Despite the Powell Doctrine’s recent return to relevance, the asymmetric dynamics that hampered U.S. military success in Iraq and Afghanistan are likely to be persistent features of any future U.S. involvement in wars or conflicts. There will be a temptation to avoid these future interventions because they don’t meet the threshold for intervention defined by Powell, but contingencies don’t always conform to strategic theory. Indeed, America has repeatedly tried to swear off large-scale interventions, to little avail. Manpower-intensive stability operations have a peculiar way of finding us, and America may yet blunder into another large-scale stability mission. Claims to the contrary neglect the profound effects of “mission creep,” greatly overestimate our diplomatic acumen, and overlook the fact that some states may simply be too big to fail. As a result, the U.S. will still find itself drawn into wars and conflicts that defy the Powell Doctrine’s tenets. 

Could the Powell Doctrine Be Adapted for Improving the Stability of Fragile States?

One place to adapt the Powell Doctrine would be for America to lower its expectations about what it can realistically do to stabilize and rebuild fragile states. Syria is the extreme example that raises doubts about the feasibility and effectiveness of international interventions to alter conditions in war or improve political environments. But the West’s newfound humility about past failed interventions need not lead to total despair or disengagement. Instead of the Powell Doctrine’s all-or-nothing approach, a less-is-more school of thought can be used to articulate a positive strategy for achievable goals.

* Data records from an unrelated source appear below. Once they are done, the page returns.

__global__ void __launch_bounds__(256) table_insert_kernel(TableBuild t, const int64_t *__restrict__ keys,
                                                           const int32_t *__restrict__ taxa, uint64_t n) {
  uint64_t i = (uint64_t)blockIdx.x * blockDim.x + threadIdx.x;
  uint64_t stride = (uint64_t)gridDim.x * blockDim.x;
  int n_ins = 0, n_dup = 0, n_ovf = 0, max_d = 0;
  for (; i < n; i += stride) {
    int32_t taxon = taxa[i];
    if (taxon == 0) continue;
    uint64_t h = fmix64((uint64_t)keys[i]);
    if (!shard_keeps(t, h)) continue;
    uint32_t home;
    uint64_t rem_hi;
    table_slot(t.g, h, home, rem_hi);
    bool done = false;
    for (int d = 0; d <= t.disp_limit && !done; d++) {
      unsigned long long *bucket = (unsigned long long *)(t.cells + ((uint64_t)table_bucket(t.g, home, (uint32_t)d) * CELLS));
      uint64_t tag = rem_hi | (uint64_t)d;
      unsigned long long val = (tag << t.g.taxon_bits) | (uint32_t)taxon;
      unsigned long long first = 0;
      for (int c = 0; c < CELLS && !done; c++) {
        unsigned long long cur = __hip_atomic_load(&bucket[c], __ATOMIC_RELAXED, __HIP_MEMORY_SCOPE_AGENT);
        if (cur == 0) {
          unsigned long long old = atomicCAS(&bucket[c], 0ULL, val);
          if (old == 0) {
            done = true;
            n_ins++;
            max_d = max(max_d, d);
            break;
          }
          cur = old;
        }
        if (c == 0) first = cur;
        if (cell_tag(t.g, cur) == tag) {
          done = true;
          n_dup++;
        }
      }
      if (!done && t.g.flag && !(first & t.g.flag)) atomicOr(&bucket[0], (unsigned long long)t.g.flag);
    }
    if (!done) n_ovf++;
  }
  for (int o = 32; o > 0; o >>= 1) {
    n_ins += __shfl_xor(n_ins, o);
    n_dup += __shfl_xor(n_dup, o);
    n_ovf += __shfl_xor(n_ovf, o);
    max_d = max(max_d, __shfl_xor(max_d, o));
  }
  if ((threadIdx.x & 63) == 0) {
    if (n_ins) atomicAdd(t.n_inserted, (unsigned long long)n_ins);
    if (n_dup) atomicAdd(t.n_duplicate, (unsigned long long)n_dup);
    if (n_ovf) atomicAdd(t.n_overflow, (unsigned long long)n_ovf);
    if (max_d) atomicMax(t.max_disp, max_d);
  }
}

Spending less taxpayer money with more coherent purpose could, after all, lead to good outcomes, if partners in fragile or post-conflict states themselves have more realistic expectations of the role of the West in their own long, painful but necessary processes of progress and change. 

What the Powell Doctrine Can't Fix About America's Strategic Culture

Unfortunately, rather than seeking to define a better set of limited goals for military interventions in fragile states, the United States is currently debating over how quickly to disengage from Syria and Afghanistan, as frustration with these seemingly interminable conflicts has grown on the political right and left. But every time President Donald Trump mentions military withdrawal, security experts, political leaders and military commanders push back. Pulling out American troops, the experts contend, would pave the way for an eventual victory by the Islamic State in Syria and the Taliban in Afghanistan, which could unleash another round of terrorist attacks on the United States. They may make their case in different ways, but the ultimate message is clear: “Victory” is attainable if the United States persists for some unspecified additional period of time. How did this happen? Why has the United States reached a point where it is stuck in quagmires with no better ideas than tweaking the existing approach and hanging on? The route to here was not simply a series of bad decisions by political or military leaders or a lack of creativity, but a deeper problem in America’s strategic culture.